## [Entries shown]

## Fold BN2d finalize into apply kernels via per-block partial reduction

Adds a self-finalizing path to the BN2d forward and backward apply kernels. Each block sums the per-block partials for its channel tile in shared memory and computes scale/shift or backward coefficients itself, so the separate finalize launch and its global round trip are dropped. The first tile rows are prefetched before the reduction to hide its latency. The cost is redundant partial reduction in every row block and more shared memory, and choose_chain picks this path by shape.

Result: no change. 155.9 frames/s (median of 4 runs) (+0.4%).

```diff
diff --git a/bevfusion-3d_object_detection_amd/_lib.py b/bevfusion-3d_object_detection_amd/_lib.py
--- a/bevfusion-3d_object_detection_amd/_lib.py
+++ b/bevfusion-3d_object_detection_amd/_lib.py
@@ -118,6 +118,7 @@
     "bfhip_bn2d_fwd_partials_mask": (_c_int, [_c_vp] * 4 + [ctypes.c_longlong, _c_int, _c_int, ctypes.c_float, ctypes.c_float, _c_int] +
                                      [_c_vp] * 4 + [_c_vp, _c_int, _c_vp, _c_vp, _c_vp]),
     "bfhip_bn2d_bwd_mask": (_c_int, [_c_vp] * 5 + [ctypes.c_longlong, _c_int, _c_int] + [_c_vp] * 4 + [_c_vp, _c_sz, _c_vp]),
+    "bfhip_bn2d_chain_choice": (_c_int, [ctypes.c_longlong, _c_int, _c_int, _c_int, _c_int, _c_vp]),
     "bfhip_adamw_segment_bytes": (_c_int, []),
     "bfhip_adamw_chunk_elems": (_c_int, []),
     "bfhip_adamw_step": (_c_int, [_c_vp, _c_vp, _c_vp, _c_int, _c_vp, _c_vp] + [ctypes.c_float] * 6 + [_c_vp]),
diff --git a/bevfusion-3d_object_detection_amd/csrc/bn2d.hip b/bevfusion-3d_object_detection_amd/csrc/bn2d.hip
--- a/bevfusion-3d_object_detection_amd/csrc/bn2d.hip
+++ b/bevfusion-3d_object_detection_amd/csrc/bn2d.hip
@@ -137,24 +137,31 @@
   float eps, momentum;
   const float *gamma, *beta;
   float *stats, *running_mean, *running_var;
-  __device__ __forceinline__ void operator()(int c, double s, double s2) const {
-    long long Mv = M;
-    if (m_dev) { long long mv = *m_dev; Mv = mv < 1 ? 1 : (mv < M ? mv : M); }
-    double mean = s / (double)Mv;
-    double var = s2 / (double)Mv - mean * mean;
-    if (var < 0.0) var = 0.0;
-    float invstd = (float)(1.0 / sqrt(var + (double)eps));
-    float a = gamma[c] * invstd;
-    stats[c] = (float)mean;
-    stats[C + c] = invstd;
-    stats[2 * C + c] = a;
-    stats[3 * C + c] = beta[c] - (float)mean * a;
+  struct Val { double mean, var; long long Mv; float invstd, a, b; };
+  __device__ __forceinline__ Val values(int c, double s, double s2) const {
+    Val v;
+    v.Mv = M;
+    if (m_dev) { long long mv = *m_dev; v.Mv = mv < 1 ? 1 : (mv < M ? mv : M); }
+    v.mean = s / (double)v.Mv;
+    v.var = s2 / (double)v.Mv - v.mean * v.mean;
+    if (v.var < 0.0) v.var = 0.0;
+    v.invstd = (float)(1.0 / sqrt(v.var + (double)eps));
+    v.a = gamma[c] * v.invstd;
+    v.b = beta[c] - (float)v.mean * v.a;
+    return v;
+  }
+  __device__ __forceinline__ void store(int c, const Val &v) const {
+    stats[c] = (float)v.mean;
+    stats[C + c] = v.invstd;
+    stats[2 * C + c] = v.a;
+    stats[3 * C + c] = v.b;
     if (running_mean) {
-      double unbiased = Mv > 1 ? var * (double)Mv / (double)(Mv - 1) : var;
-      running_mean[c] = (float)((1.0 - momentum) * running_mean[c] + momentum * mean);
+      double unbiased = v.Mv > 1 ? v.var * (double)v.Mv / (double)(v.Mv - 1) : v.var;
+      running_mean[c] = (float)((1.0 - momentum) * running_mean[c] + momentum * v.mean);
       running_var[c] = (float)((1.0 - momentum) * running_var[c] + momentum * unbiased);
     }
   }
+  __device__ __forceinline__ void operator()(int c, double s, double s2) const { store(c, values(c, s, s2)); }
 };
 
 struct BwdFin {
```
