# JeffreyXiang/ivid

Measured on NVIDIA H100. Metric: 128x128 RGBD multiview samples/sec, higher is better.
Workload: dtype fp16 tensor-core operands, fp32 accumulate / residual stream / GroupNorm / softmax / sampler

## Files before the change

### include/ivid_b200.h

```cpp
#ifndef IVID_B200_H_
#define IVID_B200_H_

#include <stdint.h>

#ifdef __cplusplus
extern "C" {
#endif

#define IVID_OK 0
#define IVID_ERR_INVALID_ARGUMENT 1
#define IVID_ERR_NOT_IMPLEMENTED 2
#define IVID_ERR_CUDA 3
#define IVID_ERR_STATE 4

typedef struct ivid_unet ivid_unet_t;
typedef struct ivid_sampler ivid_sampler_t;

const char* ivid_last_error(void);
int ivid_version(void);
int ivid_device_info(int device, int* sm_count, int* cc_major, int* cc_minor);


int ivid_unet_create(const char* cfg_json, ivid_unet_t** out);
int ivid_unet_destroy(ivid_unet_t* h);

int ivid_unet_num_params(const ivid_unet_t* h, int* count);
int ivid_unet_param_info(const ivid_unet_t* h, int index, const char** name, int64_t shape[4], int* ndim,
                         int* is_buffer);
int ivid_unet_set_param(ivid_unet_t* h, const char* name, const float* host_data, const int64_t* shape, int ndim);
int ivid_unet_finalize(ivid_unet_t* h, int device);
int ivid_unet_set_precision(ivid_unet_t* h, int precision);
int ivid_fp8_e4m3_quantize(const float* in, uint8_t* out, uint64_t count);
int ivid_fp8_weight_exponent(const float* w, uint64_t count, int* e_out);
int ivid_unet_weight_arena(const ivid_unet_t* h, void** dev_ptr, uint64_t* bytes);

int ivid_unet_forward(ivid_unet_t* h, const float* x_dev, int Nx, const int64_t* t_dev, const int64_t* classes_dev,
                      float* eps_dev, int N, void* stream);

int ivid_conv_tile(int H, int W, int* tw, int* th, int* tn, int* fused_stats);

int ivid_unet_debug_tap(ivid_unet_t* h, int N, const char* layer, float* host_out, uint64_t capacity, int* C, int* H, int* W);

int ivid_unet_profile_begin(ivid_unet_t* h);
int ivid_unet_profile_end(ivid_unet_t* h, char* json_out, int capacity);

typedef struct {
  int kind;
  const float* y_dev;
  const float* mask_dev;
  const float* mask_rgb_dev;
  const float* noise_dev;
  uint64_t seed;
  uint32_t stream_id;
  int sr_scale;
} ivid_cond_t;
int ivid_unet_forward_cond(ivid_unet_t* h, const float* x_dev, int Nx, const ivid_cond_t* cond, const int64_t* t_dev,
                           const int64_t* classes_dev, float* eps_dev, int N, void* stream);

int ivid_unet_forward_hw(ivid_unet_t* h, const float* x_dev, int Nx, int H, int W, const ivid_cond_t* cond,
                         const int64_t* t_dev, const int64_t* classes_dev, float* eps_dev, int N, void* stream);
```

## [Problem description]
What you return should be the records above, repeated exactly.

## [Answer to the exercise]
## Fold BN2d finalize into apply kernels via per-block partial reduction

Adds a self-finalizing path to the BN2d forward and backward apply kernels. Each block sums the per-block partials for its channel tile in shared memory and computes scale/shift or backward coefficients itself, so the separate finalize launch and its global round trip are dropped. The first tile rows are prefetched before the reduction to hide its latency. The cost is redundant partial reduction in every row block and more shared memory, and choose_chain picks this path by shape.

Result: no change. 155.9 frames/s (median of 4 runs) (+0.4%).

```diff
diff --git a/bevfusion-3d_object_detection_amd/_lib.py b/bevfusion-3d_object_detection_amd/_lib.py
--- a/bevfusion-3d_object_detection_amd/_lib.py
+++ b/bevfusion-3d_object_detection_amd/_lib.py
@@ -118,6 +118,7 @@
     "bfhip_bn2d_fwd_partials_mask": (_c_int, [_c_vp] * 4 + [ctypes.c_longlong, _c_int, _c_int, ctypes.c_float, ctypes.c_float, _c_int] +
                                      [_c_vp] * 4 + [_c_vp, _c_int, _c_vp, _c_vp, _c_vp]),
     "bfhip_bn2d_bwd_mask": (_c_int, [_c_vp] * 5 + [ctypes.c_longlong, _c_int, _c_int] + [_c_vp] * 4 + [_c_vp, _c_sz, _c_vp]),
+    "bfhip_bn2d_chain_choice": (_c_int, [ctypes.c_longlong, _c_int, _c_int, _c_int, _c_int, _c_vp]),
     "bfhip_adamw_segment_bytes": (_c_int, []),
     "bfhip_adamw_chunk_elems": (_c_int, []),
     "bfhip_adamw_step": (_c_int, [_c_vp, _c_vp, _c_vp, _c_int, _c_vp, _c_vp] + [ctypes.c_float] * 6 + [_c_vp]),
diff --git a/bevfusion-3d_object_detection_amd/csrc/bn2d.hip b/bevfusion-3d_object_detection_amd/csrc/bn2d.hip
--- a/bevfusion-3d_object_detection_amd/csrc/bn2d.hip
+++ b/bevfusion-3d_object_detection_amd/csrc/bn2d.hip
@@ -137,24 +137,31 @@
   float eps, momentum;
   const float *gamma, *beta;
   float *stats, *running_mean, *running_var;
-  __device__ __forceinline__ void operator()(int c, double s, double s2) const {
-    long long Mv = M;
-    if (m_dev) { long long mv = *m_dev; Mv = mv < 1 ? 1 : (mv < M ? mv : M); }
-    double mean = s / (double)Mv;
-    double var = s2 / (double)Mv - mean * mean;
-    if (var < 0.0) var = 0.0;
-    float invstd = (float)(1.0 / sqrt(var + (double)eps));
-    float a = gamma[c] * invstd;
-    stats[c] = (float)mean;
-    stats[C + c] = invstd;
-    stats[2 * C + c] = a;
-    stats[3 * C + c] = beta[c] - (float)mean * a;
+  struct Val { double mean, var; long long Mv; float invstd, a, b; };
+  __device__ __forceinline__ Val values(int c, double s, double s2) const {
+    Val v;
+    v.Mv = M;
+    if (m_dev) { long long mv = *m_dev; v.Mv = mv < 1 ? 1 : (mv < M ? mv : M); }
+    v.mean = s / (double)v.Mv;
+    v.var = s2 / (double)v.Mv - v.mean * v.mean;
+    if (v.var < 0.0) v.var = 0.0;
+    v.invstd = (float)(1.0 / sqrt(v.var + (double)eps));
+    v.a = gamma[c] * v.invstd;
+    v.b = beta[c] - (float)v.mean * v.a;
+    return v;
+  }
+  __device__ __forceinline__ void store(int c, const Val &v) const {
+    stats[c] = (float)v.mean;
+    stats[C + c] = v.invstd;
+    stats[2 * C + c] = v.a;
+    stats[3 * C + c] = v.b;
     if (running_mean) {
-      double unbiased = Mv > 1 ? var * (double)Mv / (double)(Mv - 1) : var;
-      running_mean[c] = (float)((1.0 - momentum) * running_mean[c] + momentum * mean);
+      double unbiased = v.Mv > 1 ? v.var * (double)v.Mv / (double)(v.Mv - 1) : v.var;
+      running_mean[c] = (float)((1.0 - momentum) * running_mean[c] + momentum * v.mean);
       running_var[c] = (float)((1.0 - momentum) * running_var[c] + momentum * unbiased);
     }
   }
+  __device__ __forceinline__ void operator()(int c, double s, double s2) const { store(c, values(c, s, s2)); }
 };
 
 struct BwdFin {
```
# JeffreyXiang/ivid

Measured on NVIDIA H100. Metric: 128x128 RGBD multiview samples/sec, higher is better.
Workload: dtype fp16 tensor-core operands, fp32 accumulate / residual stream / GroupNorm / softmax / sampler

## Files before the change

### include/ivid_b200.h

```cpp
#ifndef IVID_B200_H_
#define IVID_B200_H_

#include <stdint.h>

#ifdef __cplusplus
extern "C" {
#endif

#define IVID_OK 0
#define IVID_ERR_INVALID_ARGUMENT 1
#define IVID_ERR_NOT_IMPLEMENTED 2
#define IVID_ERR_CUDA 3
#define IVID_ERR_STATE 4

typedef struct ivid_unet ivid_unet_t;
typedef struct ivid_sampler ivid_sampler_t;

const char* ivid_last_error(void);
int ivid_version(void);
int ivid_device_info(int device, int* sm_count, int* cc_major, int* cc_minor);


int ivid_unet_create(const char* cfg_json, ivid_unet_t** out);
int ivid_unet_destroy(ivid_unet_t* h);

int ivid_unet_num_params(const ivid_unet_t* h, int* count);
int ivid_unet_param_info(const ivid_unet_t* h, int index, const char** name, int64_t shape[4], int* ndim,
                         int* is_buffer);
int ivid_unet_set_param(ivid_unet_t* h, const char* name, const float* host_data, const int64_t* shape, int ndim);
int ivid_unet_finalize(ivid_unet_t* h, int device);
int ivid_unet_set_precision(ivid_unet_t* h, int precision);
int ivid_fp8_e4m3_quantize(const float* in, uint8_t* out, uint64_t count);
int ivid_fp8_weight_exponent(const float* w, uint64_t count, int* e_out);
int ivid_unet_weight_arena(const ivid_unet_t* h, void** dev_ptr, uint64_t* bytes);

int ivid_unet_forward(ivid_unet_t* h, const float* x_dev, int Nx, const int64_t* t_dev, const int64_t* classes_dev,
                      float* eps_dev, int N, void* stream);

int ivid_conv_tile(int H, int W, int* tw, int* th, int* tn, int* fused_stats);

int ivid_unet_debug_tap(ivid_unet_t* h, int N, const char* layer, float* host_out, uint64_t capacity, int* C, int* H, int* W);

int ivid_unet_profile_begin(ivid_unet_t* h);
int ivid_unet_profile_end(ivid_unet_t* h, char* json_out, int capacity);

typedef struct {
  int kind;
  const float* y_dev;
  const float* mask_dev;
  const float* mask_rgb_dev;
  const float* noise_dev;
  uint64_t seed;
  uint32_t stream_id;
  int sr_scale;
} ivid_cond_t;
int ivid_unet_forward_cond(ivid_unet_t* h, const float* x_dev, int Nx, const ivid_cond_t* cond, const int64_t* t_dev,
                           const int64_t* classes_dev, float* eps_dev, int N, void* stream);

int ivid_unet_forward_hw(ivid_unet_t* h, const float* x_dev, int Nx, int H, int W, const ivid_cond_t* cond,
                         const int64_t* t_dev, const int64_t* classes_dev, float* eps_dev, int N, void* stream);
```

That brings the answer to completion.